The recommended uniform screening panel (RUSP) is a list of genetic disorders that the Secretary of the U.S. Department of Health and Human Services (HHS) recommends for use in the establishment of newborn screening programs. Each state and territory is responsible for passing laws that establish its own panel of genetic disorders to be included in a newborn screening program. Variations in panels among states occur because of differences in the prevalence of various genetic disorders, the costs of screening, the amount of public funding for screening, and the availability of treatments for genetic disorders. Many states provide funding for the diagnosis, treatment, and ongoing evaluation of infants who test positive for a genetic disorder. The RUSP is currently composed of 35 genetic disorders referred to as core conditions and 26 secondary conditions that also can be detected during screening for RUSP core conditions. The HHS Secretary regularly updates the RUSP by collaborating with the Advisory Committee on Heritable Disorders in Newborns and Children (ACHDNC) to consider proposals from researchers, organizations, and parents of children affected by genetic disorders. The following are the criteria for inclusion of a genetic disorder on the RUSP: (1) that there should be a specific and sensitive genetic test available to detect the disorder; (2) that the course of symptoms and health complications should be well understood; (3) that an effective treatment should be available; and (4) that information about whether the occurrence of the disorder would affect future reproductive decisions of the affected family should be available.

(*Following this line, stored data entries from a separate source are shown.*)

static void stats_zero(const IgemmArgs& a, hipStream_t s);
constexpr int T128_MIN = 192;
static bool igemm_stats_ok(const IgemmArgs& a, int BM, int BN) {
  return a.stat_sums != nullptr && !(a.flags & GANK_OUT_TANH) && a.M % BM == 0 && a.Cout % BN == 0 &&
         ((long)a.stat_n_per_group * a.H * a.W) % BM == 0;
}
template <int MODE, int PW>
static int launch_pp(const IgemmArgs& a0, hipStream_t s) {
  IgemmArgs a = a0;
  const bool stats = a.stat_sums != nullptr;
  if (stats) { tl_stats_done = 1; stats_zero(a, s); }
  constexpr bool PHASE = (MODE & 4) != 0;
  const int tiles = a.N * (a.H / (256 / PW)) * (a.W / PW);
  a.tiles_pp = tiles;
  a.phase_inner = 1;
  a.tiles_m = PHASE ? 4 * tiles : tiles;
  a.tiles_n = a.Cout / 256;
  if (PHASE) { a.Kpad = 4 * a.Cin; a.Hin = a.H; a.Win = a.W; }
  auto kern = stats ? conv_igemm_pp_kernel<MODE, PW, true> : conv_igemm_pp_kernel<MODE, PW, false>;
  if (stats) { GANK_MAX_DYNAMIC_LDS((conv_igemm_pp_kernel<MODE, PW, true>), PP_LDS_BYTES, "conv_igemm_pp"); }
  else { GANK_MAX_DYNAMIC_LDS((conv_igemm_pp_kernel<MODE, PW, false>), PP_LDS_BYTES, "conv_igemm_pp"); }
  static const std::string tag = gank_format("conv_igemm_pp_kernel<%d, %d>", MODE, PW);
  gank_prof_tag(0, tag.c_str());
  hipLaunchKernelGGL(kern, dim3(a.tiles_m * a.tiles_n), dim3(512), PP_LDS_BYTES, s, a);
  GANK_LAUNCH_OK("conv_igemm_pp");
  return 0;
}
static int pp_patch_width(int H, int W) { return (W % 32 == 0 && H % 8 == 0) ? 32 : (W % 16 == 0 && H % 16 == 0) ? 16 : 0; }
static bool pp_enough_blocks(const IgemmArgs& a, int phases) {
  const int pw = pp_patch_width(a.H, a.W);
  return pw != 0 && (long)phases * a.N * (a.H / (256 / pw)) * (a.W / pw) * (a.Cout / 256) >= 224;
}
static bool pp_phase_ok(const IgemmArgs& a) {
  return a.Cout % 256 == 0 && a.Cin % 32 == 0 && pp_enough_blocks(a, 4);
}
static int launch_pp_phase(const IgemmArgs& a, hipStream_t s) {
  const bool relu = (a.flags & GANK_IN_RELU) != 0;
  if (pp_patch_width(a.H, a.W) == 32) return relu ? launch_pp<5, 32>(a, s) : launch_pp<4, 32>(a, s);
  return relu ? launch_pp<5, 16>(a, s) : launch_pp<4, 16>(a, s);
}

template <int MODE, int BN>
static int launch_patch(const IgemmArgs& a0, hipStream_t s) {
  IgemmArgs a = a0;
  a.tiles_m = a.N * (a.H / 8) * (a.W / 16);
  a.tiles_n = a.CoutPad / BN;
  const size_t lds = ((size_t)10 * HROWP + (size_t)2 * BN * LROW) * sizeof(bf16);
  auto kern = conv_igemm_patch_kernel<MODE, BN>;
  GANK_MAX_DYNAMIC_LDS(kern, (int)lds, "conv_igemm_patch");
  static const std::string tag = gank_format("conv_igemm_patch_kernel<%d, %d>", MODE, BN);
  gank_prof_tag(0, tag.c_str());
  hipLaunchKernelGGL(kern, dim3(a.tiles_m * a.tiles_n), dim3(256), lds, s, a);
  GANK_LAUNCH_OK("conv_igemm_patch");
  return 0;
}

template <int WM, int WN, int TM, int TN, bool PACKED, int PF, int MODE>
static int launch_cfg(const IgemmArgs& a0, hipStream_t s) {
  IgemmArgs a = a0;
  constexpr int BM = WM * TM * 32, BN = WN * TN * 32;
  a.tiles_m = cdiv(a.M, BM);
  a.tiles_n = a.CoutPad / BN;
  const size_t lds = (size_t)2 * (BM + BN) * LROW * sizeof(bf16);
  static const std::string tag = gank_format("conv_igemm_kernel<%d, %d, %d, %d, %s, %d, %d>", WM, WN, TM, TN, PACKED ? "true" : "false", PF, MODE);
  gank_prof_tag(0, tag.c_str());
  if constexpr (!PACKED && MODE == 0 && TN * 16 <= 32) {
    if (igemm_stats_ok(a, BM, BN)) {
      auto kern = conv_igemm_kernel<WM, WN, TM, TN, PACKED, PF, MODE, true>;
      GANK_MAX_DYNAMIC_LDS(kern, (int)lds, "conv_igemm");
      tl_stats_done = 1;
      stats_zero(a, s);
      hipLaunchKernelGGL(kern, dim3(a.tiles_m * a.tiles_n), dim3(WM * WN * 64), lds, s, a);
      GANK_LAUNCH_OK("conv_igemm");
      return 0;
    }
  }
  auto kern = conv_igemm_kernel<WM, WN, TM, TN, PACKED, PF, MODE>;
  GANK_MAX_DYNAMIC_LDS(kern, (int)lds, "conv_igemm");
  hipLaunchKernelGGL(kern, dim3(a.tiles_m * a.tiles_n), dim3(WM * WN * 64), lds, s, a);
  GANK_LAUNCH_OK("conv_igemm");
  return 0;
}

template <int WM, int WN, int TM, int TN, int PF>
static int launch_phase(const IgemmArgs& a0, hipStream_t s) {
  IgemmArgs a = a0;
  constexpr int BM = WM * TM * 32, BN = WN * TN * 32;
  a.tiles_pp = cdiv(a.M, BM);
  a.phase_inner = 1;
  a.tiles_m = 4 * a.tiles_pp;
  a.tiles_n = a.CoutPad / BN;
  const size_t lds = (size_t)2 * (BM + BN) * LROW * sizeof(bf16);
  static const std::string tag = gank_format("conv_igemm_kernel<%d, %d, %d, %d, false, %d, 4>", WM, WN, TM, TN, PF);
  gank_prof_tag(0, tag.c_str());
  if constexpr (TN * 16 <= 32) {
    if (igemm_stats_ok(a, BM, BN)) {
      auto kern = conv_igemm_kernel<WM, WN, TM, TN, false, PF, 4, true>;
      GANK_MAX_DYNAMIC_LDS(kern, (int)lds, "conv_igemm");
      tl_stats_done = 1;
      stats_zero(a, s);
      hipLaunchKernelGGL(kern, dim3(a.tiles_m * a.tiles_n), dim3(WM * WN * 64), lds, s, a);
      GANK_LAUNCH_OK("conv_igemm_phase");
      return 0;
    }
  }
  auto kern = conv_igemm_kernel<WM, WN, TM, TN, false, PF, 4>;
  GANK_MAX_DYNAMIC_LDS(kern, (int)lds, "conv_igemm");
  hipLaunchKernelGGL(kern, dim3(a.tiles_m * a.tiles_n), dim3(WM * WN * 64), lds, s, a);
  GANK_LAUNCH_OK("conv_igemm_phase");
  return 0;
}

template <int WM, int WN, int TM, int TN, int PF>
static int launch_mode(const IgemmArgs& a, hipStream_t s) {
  const int mode = ((a.flags & GANK_IN_RELU) ? 1 : 0) | ((a.flags & (GANK_IN_UPSAMPLE2X | IG_IN_ZEROINS2X)) ? 2 : 0);
  switch (mode) {
    case 0: return launch_cfg<WM, WN, TM, TN, false, PF, 0>(a, s);
    case 1: return launch_cfg<WM, WN, TM, TN, false, PF, 1>(a, s);
    case 2: return launch_cfg<WM, WN, TM, TN, false, PF, 2>(a, s);
    default: return launch_cfg<WM, WN, TM, TN, false, PF, 3>(a, s);
  }
}

int gank_igemm_dispatch(IgemmArgs a, hipStream_t s) {
  GANK_REQUIRE(a.x && a.w && a.y, "conv_igemm: null pointer");
  GANK_REQUIRE(a.N > 0 && a.H > 0 && a.W > 0 && a.Cin > 0 && a.Cout > 0, "conv_igemm: bad shape");
  GANK_REQUIRE(a.ks >= 1 && a.ks <= 7, "conv_igemm: unsupported filter size %d", a.ks);
  GANK_REQUIRE((long)a.N * a.Hin * a.Win * a.Cin < (1L << 30) && (long)a.N * a.H * a.W * a.Cout < (1L << 40), "conv_igemm: tensor too large (32-bit byte offsets)");
  a.taps = a.ks * a.ks;
  a.CoutPad = roundup(a.Cout, 32);
  a.Kpad = roundup(a.taps * a.Cin, 64);
  a.nsteps = a.Kpad / 64;
  a.M = a.N * a.H * a.W;
  a.sw = log2_or_neg(a.W);
  a.shw = log2_or_neg(a.H * a.W);
  const bool packed = (a.Cin % 64) != 0;
  const double flops = 2.0 * a.M * (double)a.Cout * a.taps * a.Cin;
  gank_prof_begin(0, flops, s, 2.0 * ((double)a.N * a.Hin * a.Win * a.Cin + (double)a.taps * a.Cin * a.Cout + (double)a.M * a.Cout +
                                      (a.res ? (double)a.M * a.Cout / ((a.flags & IG_RES_UP2X) ? 4.0 : 1.0) : 0.0) + (a.mask ? (double)a.M * a.Cout : 0.0)));
  int rc;
  const long tiles128 = (long)cdiv(a.M, 128) * (a.CoutPad / 128);
  a.korder = 0;
  const bool patch_geom = !packed && a.ks == 3 && a.pad == 1 &&
                          !(a.flags & (GANK_IN_UPSAMPLE2X | IG_IN_ZEROINS2X | IG_IN_STRIDE2)) &&
                          a.W % 16 == 0 && a.H % 8 == 0 && a.Hin == a.H && a.Win == a.W;
  const bool patch_ok = patch_geom && (a.Cout % 4) == 0 && a.CoutPad % 128 == 0;
  const bool patch32_ok = patch_geom && a.CoutPad == 32;
  const bool narrow_ok = !(a.flags & IG_RES_UP2X) && a.Cin == 3 && (a.ks == 1 || a.ks == 3) && a.pad == (a.ks - 1) / 2 && a.CoutPad % 128 == 0 && a.Cout % 4 == 0 &&
                         !(a.flags & (GANK_IN_UPSAMPLE2X | IG_IN_ZEROINS2X | IG_IN_STRIDE2)) && a.Hin == a.H && a.Win == a.W;
  const bool pp_ok = patch_geom && a.Cout % 256 == 0 && a.Kpad == a.taps * a.Cin && pp_enough_blocks(a, 1);
  if (narrow_ok) {
    rc = a.ks == 3 ? launch_narrow_in<3, 3>(a, s) : launch_narrow_in<1, 3>(a, s);
  } else if (pp_ok) {
    const bool relu = (a.flags & GANK_IN_RELU) != 0;
    if (pp_patch_width(a.H, a.W) == 32) rc = relu ? launch_pp<1, 32>(a, s) : launch_pp<0, 32>(a, s);
    else rc = relu ? launch_pp<1, 16>(a, s) : launch_pp<0, 16>(a, s);
  } else if (patch_ok) {
    rc = (a.flags & GANK_IN_RELU) ? launch_patch<1, 128>(a, s) : launch_patch<0, 128>(a, s);
  } else if (patch32_ok && few_ok(a)) {
    rc = (a.flags & GANK_IN_RELU) ? launch_few<1>(a, s) : launch_few<0>(a, s);
  } else if (patch32_ok) {
    rc = (a.flags & GANK_IN_RELU) ? launch_patch<1, 32>(a, s) : launch_patch<0, 32>(a, s);
  } else if (packed) {
    if (a.CoutPad % 64 == 0) rc = launch_cfg<2, 2, 1, 1, true, 1, 0>(a, s);
    else rc = launch_cfg<4, 1, 2, 1, true, 1, 0>(a, s);
  } else if (a.CoutPad % 128 == 0 && tiles128 >= T128_MIN) {
    rc = launch_mode<2, 2, 2, 2, 2>(a, s);
  } else if (a.CoutPad % 64 == 0) {
    rc = launch_mode<2, 2, 1, 1, 4>(a, s);
  } else {
    rc = launch_mode<4, 1, 2, 1, 2>(a, s);
  }
  gank_prof_end(0, s);
  return rc;
}

static int stats_setup(IgemmArgs& a, float* stat_sums, int groups, int N, int Cout, hipStream_t s, int flags) {
  tl_stats_done = 0;
  if (!stat_sums) return 0;
  a.stat_prezeroed = (flags & GANK_STATS_PREZEROED) != 0;
  GANK_REQUIRE(groups > 0 && N % groups == 0, "conv statistics: batch %d not divisible by %d towers", N, groups);
  a.stat_sums = stat_sums;
  a.stat_n_per_group = N / groups;
  a.stat_groups = groups;
  return 0;
}
static void stats_zero(const IgemmArgs& a, hipStream_t s) {
  if (a.stat_prezeroed) return;
  const int n = a.stat_groups * GANK_STAT_SLOTS * 2 * a.Cout;
  hipLaunchKernelGGL(ig_zero_kernel, dim3((n + 255) / 256), dim3(256), 0, s, a.stat_sums, n);
}

static int conv2d_fprop_impl(const void* x, const void* wf, const float* bias, const void* residual,
                             const void* relu_ref, void* y, int N, int H, int W, int Cin, int Cout, int ksize,
                             int flags, float scale, float* stat_sums, int groups, void* stream) {
  GANK_REQUIRE(ksize % 2 == 1, "conv2d_fprop: even filter sizes are not on this path (ksize=%d)", ksize);
  GANK_REQUIRE(!(flags & GANK_IN_UPSAMPLE2X) || (H % 2 == 0 && W % 2 == 0), "conv2d_fprop: upsample needs even output size");
  IgemmArgs a{};
  a.x = (const bf16*)x; a.w = (const bf16*)wf; a.bias = bias; a.res = (const bf16*)residual;
  a.mask = (const bf16*)relu_ref; a.y = (bf16*)y;
  a.N = N; a.H = H; a.W = W;
  const bool up = flags & GANK_IN_UPSAMPLE2X;
  a.Hin = up ? H / 2 : H; a.Win = up ? W / 2 : W;
  a.Cin = Cin; a.Cout = Cout; a.ks = ksize; a.pad = (ksize - 1) / 2;
  a.flags = (flags & (GANK_IN_UPSAMPLE2X | GANK_IN_RELU | GANK_OUT_TANH)) |
            ((flags & GANK_RES_UPSAMPLE2X) ? IG_RES_UP2X : 0);
  GANK_REQUIRE(!(flags & GANK_RES_UPSAMPLE2X) || (residual && H % 2 == 0 && W % 2 == 0), "conv2d_fprop: RES_UPSAMPLE2X needs a residual and even output size");
  a.scale = scale;
  if (stats_setup(a, stat_sums, groups, N, Cout, (hipStream_t)stream, flags)) return 1;
  return gank_igemm_dispatch(a, (hipStream_t)stream);
}

extern "C" int gank_conv2d_fprop(const void* x, const void* wf, const float* bias, const void* residual,
                                 const void* relu_ref, void* y, int N, int H, int W, int Cin, int Cout, int ksize,
                                 int flags, float scale, void* stream) {
  return conv2d_fprop_impl(x, wf, bias, residual, relu_ref, y, N, H, W, Cin, Cout, ksize, flags, scale, nullptr, 0, stream);
}
extern "C" int gank_conv2d_fprop_stats(const void* x, const void* wf, const float* bias, const void* residual,
                                       const void* relu_ref, void* y, int N, int H, int W, int Cin, int Cout, int ksize,
                                       int flags, float scale, float* stat_sums, int groups, int* produced, void* stream) {
  GANK_REQUIRE(stat_sums && produced, "conv2d_fprop_stats: null statistics pointers");
  const int rc = conv2d_fprop_impl(x, wf, bias, residual, relu_ref, y, N, H, W, Cin, Cout, ksize, flags, scale, stat_sums, groups, stream);
  *produced = tl_stats_done;
  return rc;
}

extern "C" int gank_cbn_relu_conv3x3_fprop(const void* x, const int32_t* labels, const float* gamma, const float* beta, const float* stats,
                                           const void* wf, const float* bias, void* y, int N, int H, int W, int Cin, int Cout,
                                           int groups, int n_labels, int flags, void* stream) {
  GANK_REQUIRE(x && labels && gamma && beta && stats && wf && y, "cbn_relu_conv3x3_fprop: null pointer");
  GANK_REQUIRE(groups > 0 && N % groups == 0 && n_labels > 0, "cbn_relu_conv3x3_fprop: batch %d / %d towers", N, groups);
  GANK_REQUIRE(Cin % 64 == 0 && W % 16 == 0 && H % 8 == 0, "cbn_relu_conv3x3_fprop: needs Cin %% 64 == 0, W %% 16 == 0, H %% 8 == 0");
  IgemmArgs a{};
  a.x = (const bf16*)x; a.w = (const bf16*)wf; a.bias = bias; a.y = (bf16*)y;
  a.N = N; a.H = H; a.W = W; a.Hin = H; a.Win = W; a.Cin = Cin; a.Cout = Cout; a.ks = 3; a.pad = 1;
  a.flags = flags & GANK_OUT_TANH;
  a.scale = 1.f;
  a.taps = 9; a.CoutPad = roundup(Cout, 32); a.Kpad = roundup(9 * Cin, 64); a.nsteps = a.Kpad / 64;
  a.M = N * H * W; a.sw = log2_or_neg(W); a.shw = log2_or_neg(H * W);
  GANK_REQUIRE(a.CoutPad == 32 || a.CoutPad % 128 == 0, "cbn_relu_conv3x3_fprop: Cout must pad to 32 or a multiple of 128 (got %d)", Cout);
  GANK_REQUIRE((long)N * H * W * Cin < (1L << 30), "cbn_relu_conv3x3_fprop: tensor too large (32-bit byte offsets)");
  a.cbn_stats = stats; a.cbn_gamma = gamma; a.cbn_beta = beta; a.cbn_labels = labels;
  a.cbn_n_per_group = N / groups; a.cbn_n_labels = n_labels;
  hipStream_t s = (hipStream_t)stream;
  gank_prof_begin(0, 2.0 * a.M * (double)Cout * 9 * Cin, s, 2.0 * ((double)a.M * Cin + 9.0 * Cin * Cout + (double)a.M * Cout));
  const int rc = a.CoutPad == 32 ? (few_ok(a) ? launch_few<8>(a, s) : launch_patch<8, 32>(a, s)) : launch_patch<8, 128>(a, s);
  gank_prof_end(0, s);
  return rc;
}

extern "C" int gank_meanpool_conv1x1_fprop(const void* x, const void* wf, const float* bias, void* y, void* pooled,
                                           int N, int H, int W, int Cin, int Cout, void* stream) {
  GANK_REQUIRE(x && wf && y && N > 0 && H > 0 && W > 0, "meanpool_conv1x1_fprop: bad arguments");
  GANK_REQUIRE(Cin == 3, "meanpool_conv1x1_fprop: built for 3-channel images (Cin = %d)", Cin);
  IgemmArgs a{};
  a.x = (const bf16*)x; a.w = (const bf16*)wf; a.bias = bias; a.y = (bf16*)y; a.aux_out = (bf16*)pooled;
  a.N = N; a.H = H; a.W = W; a.Hin = 2 * H; a.Win = 2 * W; a.Cin = Cin; a.Cout = Cout; a.ks = 1; a.pad = 0;
  a.scale = 1.f;
  a.taps = 1; a.CoutPad = roundup(Cout, 32); a.Kpad = roundup(Cin, 64); a.nsteps = a.Kpad / 64;
  a.M = N * H * W; a.sw = log2_or_neg(W); a.shw = log2_or_neg(H * W);
  GANK_REQUIRE(a.CoutPad % 128 == 0 && Cout % 4 == 0, "meanpool_conv1x1_fprop: Cout must be a multiple of 4 that pads to a multiple of 128 (got %d)", Cout);
  GANK_REQUIRE((long)N * 4 * H * W * Cin < (1L << 30), "meanpool_conv1x1_fprop: tensor too large (32-bit offsets)");
  hipStream_t s = (hipStream_t)stream;
  gank_prof_begin(0, 2.0 * a.M * (double)Cout * Cin, s, 2.0 * (4.0 * a.M * Cin + (double)Cin * Cout + (double)a.M * Cout));
  const int rc = launch_narrow_in<1, 3, true>(a, s);
  gank_prof_end(0, s);
  return rc;
}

Organic acid disorders (OADs) are RUSP metabolic disorders that affect catabolism. OADs occur because of inherited errors in catabolic pathways for the degradation of amino acids, carbohydrates, and lipids. OADs cause organic acidemia, an abnormal accumulation of harmful organic acids in the blood, or organic aciduria, an abnormal accumulation of harmful organic acids in the urine. The term organic acid refers to a wide variety of carbon-containing chemicals that have acidic properties because of chemical groups that include oxygen, sulfur, or phosphorus. In the context of genetic disorders, organic acids are limited to chemicals that have one of two types of chemical groups called carboxylic acid or phenolic acid. Table 1.1 lists the nine OADs currently on the RUSP, along with their estimated rates of occurrence among newborns. Although each OAD is characterized by the accumulation of a different organic acid, they cause similar symptoms and health complications. Most OADs have a severe form that causes symptoms in newborns. Symptoms include lethargy, drowsiness, poor feeding, vomiting, diarrhea, rapid heart rate, and low body temperature. Infants with an OAD often have weak muscle tone, known as hypotonia, and are prone to muscle spasms. Because the early symptoms can transition rapidly to heart problems, seizures, or coma, OADs can constitute a neonatal emergency. Some OAD forms present their first symptoms later in infancy, early childhood, or in teenage years. Although they are associated with the same types of symptoms as severe forms, these late-onset forms of OAD have milder symptoms that often come and go with time and can be triggered by environmental influences such as infectious disease or changes in diet. Both the severe and mild forms of OADs cause an increased risk of heart problems and neurological damage, including brain damage, intellectual disability, and vision problems. Children and adults with OADs are also at greater risk of serious health complications from infectious diseases such as colds and flu because part of the immune response is the release of biomolecules that are metabolized into harmful organic acids.